BEGIN Available data

__device__ __forceinline__ float bx_weight(const NerfRaw& w, int F, int e, int g, int j, int q) {
    const int R = (F + 3) / 4, CI = 88 + F + 4;
    const BxLayout B = bx_layout();
    const int half = q >> 2, r = q & 3;
    const int c = (r < R && g * R + r < F) ? g * R + r : -1;
    if (e < B.ga) return c >= 0 ? w.glob_w[(16 * e + j) * 3 * F + (1 + half) * F + c] : 0.f;
    if (e < B.fc) return (half == 0 && c >= 0) ? w.glob_w[(16 * (e - B.ga) + j) * 3 * F + c] : 0.f;
    if (e < B.lr0) return w.fc_w[j * 32 + 16 * half + 4 * g + r];
    if (e < B.c0p) {
        const int unit = 16 * (e - B.lr0) + j;
        if (half == 0) return r < 2 ? w.lr0_w[unit * 24 + 2 * g + r] : 0.f;
        return w.lr0_w[unit * 24 + 8 + 4 * g + r];
    }
    if (e < B.c0v) {
        const int pr = (e - B.c0p) >> 2, unit = 16 * ((e - B.c0p) & 3) + j;
        if (pr < 2) return w.col0_w[unit * CI + 16 * (2 * pr + half) + 4 * g + r];
        if (half == 0) return r < 2 ? w.col0_w[unit * CI + 64 + 2 * g + r] : 0.f;
        return w.col0_w[unit * CI + 72 + 4 * g + r];
    }
    if (half) return 0.f;
    const int unit = 16 * (e - B.c0v) + j;
    if (c >= 0) return w.col0_w[unit * CI + 88 + c];
    return r == R ? w.col0_w[unit * CI + 88 + F + g] : 0.f;
}
__device__ __forceinline__ unsigned bf16_bits_rne(float f) {
    unsigned u = __float_as_uint(f);
    return (u + 0x7fffu + ((u >> 16) & 1u)) >> 16;
}
__global__ __launch_bounds__(256) void k_nerf_pack(NerfRaw w, int F, int viewdir_agg, float* __restrict__ out) {
    const NerfLayout L = nerf_layout(F);
    int i = blockIdx.x * blockDim.x + threadIdx.x;
    if (i >= L.total + bx_image_floats(F)) return;
    if (i >= L.total) {
        const int idx = i - L.total, n_plane = bx_layout().tiles * 256;
        const int piece = idx / n_plane, k = idx - piece * n_plane;
        const int e = k >> 8, lane = (k >> 2) & 63, wq = k & 3;
        unsigned word = 0;
        for (int h = 0; h < 2; ++h) {
            float rem = bx_weight(w, F, e, lane >> 4, lane & 15, 2 * wq + h);
            unsigned bits = 0;
            for (int pc = 0; pc <= piece; ++pc) { bits = bf16_bits_rne(rem); rem -= __uint_as_float(bits << 16); }
            word |= (bits & 0xffffu) << (16 * h);
        }
        out[i] = __uint_as_float(word);
        return;
    }
    const int R = L.R;
    const int CI = 88 + F + 4;
    float v = 0.f;
    auto mfma_lane = [&](int rel, int& e, int& g, int& row) { e = rel >> 6; g = (rel & 63) >> 4; row = rel & 15; };
    int e, g, row;
    if (i >= L.col2) {
        int k = i - L.col2;
        if (k < 64) v = w.col2_w[k]; else if (k == 64) v = w.col2_b[0];
    } else if (i >= L.c0v) {
        mfma_lane(i - L.c0v, e, g, row);
        int ks = e >> 2, vt = e & 3, unit = 16 * vt + row;
        if (ks < R) { int c = slot_channel(g, ks, R, F); if (c >= 0) v = w.col0_w[unit * CI + 88 + c]; }
        else if (ks == R) v = w.col0_w[unit * CI + 88 + F + g];
    } else if (i >= L.c0b) {
        int k = i - L.c0b; if (k < 64) v = w.col0_b[k];
    } else if (i >= L.c0p) {
        mfma_lane(i - L.c0p, e, g, row);
        int ks = e >> 2, vt = e & 3, unit = 16 * vt + row;
        if (ks < 16) v = w.col0_w[unit * CI + 16 * (ks >> 2) + 4 * g + (ks & 3)];
        else if (ks < 18) v = w.col0_w[unit * CI + 64 + 2 * g + (ks - 16)];
        else if (ks < 22) v = w.col0_w[unit * CI + 72 + 4 * g + (ks - 18)];
    } else if (i >= L.sigma) {
        int k = i - L.sigma;
        if (k < 64) v = w.sigma_w[k]; else if (k == 64) v = w.sigma_b[0];
    } else if (i >= L.lr0b) {
        int k = i - L.lr0b; if (k < 64) v = w.lr0_b[k];
    } else if (i >= L.lr0) {
        mfma_lane(i - L.lr0, e, g, row);
        int ks = e >> 2, vt = e & 3, unit = 16 * vt + row;
        if (ks < 2) v = w.lr0_w[unit * 24 + 2 * g + ks];
        else if (ks < 6) v = w.lr0_w[unit * 24 + 8 + 4 * g + (ks - 2)];
    } else if (i >= L.fcb) {
        int k = i - L.fcb; if (k < 16) v = w.fc_b[k];
    } else if (i >= L.fc) {
        mfma_lane(i - L.fc, e, g, row);
        if (e < 8) v = w.fc_w[row * 32 + 16 * (e >> 2) + 4 * g + (e & 3)];
    } else if (i >= L.aggw) {
        int k = i - L.aggw;
        if (k < 32) v = w.aggw_w[k]; else if (k == 32) v = w.aggw_b[0];
    } else if (i >= L.globb) {
        int k = i - L.globb; if (k < 32) v = w.glob_b[k];
    } else if (i >= L.glob) {
        mfma_lane(i - L.glob, e, g, row);
        int u = e & 1, pr = e >> 1, part = pr / R, r = pr - part * R;
        int c = slot_channel(g, r, R, F);
        if (part < 3 && c >= 0) v = w.glob_w[(16 * u + row) * 3 * F + part * F + c];
    } else if (i >= L.viewb) {
        int k = i - L.viewb;
        int t = k >> 4, rr = k & 15;
        int c = slot_channel(rr >> 2, 4 * t + (rr & 3), R, F);
        if (t < L.TR && c >= 0 && viewdir_agg) v = w.view_b[c];
    } else {
        mfma_lane(i - L.view, e, g, row);
        int c = slot_channel(row >> 2, 4 * e + (row & 3), R, F);
        if (e < L.TR && c >= 0 && viewdir_agg) v = w.view_w[c * 4 + g];
    }
    out[i] = v;
}
void launch_nerf_pack(const NerfRaw& raw, int F, int viewdir_agg, float* packed, hipStream_t st) {
    int total = (int)nerf_packed_floats(F);
    ENERF_LAUNCH_SIMPLE(k_nerf_pack, cdiv(total, 256), 256, 0, st, raw, F, viewdir_agg, packed);
}

constexpr int kCamStride = 16;

template <int R> struct Stage { static constexpr int kTex = 4 * R, kStride = 4 * R + 8; };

END Available data

What you should do:
Please show every line of the entries above that contains the word "NerfRaw".

Answer to this exercise:
__device__ __forceinline__ float bx_weight(const NerfRaw& w, int F, int e, int g, int j, int q) {
__global__ __launch_bounds__(256) void k_nerf_pack(NerfRaw w, int F, int viewdir_agg, float* __restrict__ out) {
void launch_nerf_pack(const NerfRaw& raw, int F, int viewdir_agg, float* packed, hipStream_t st) {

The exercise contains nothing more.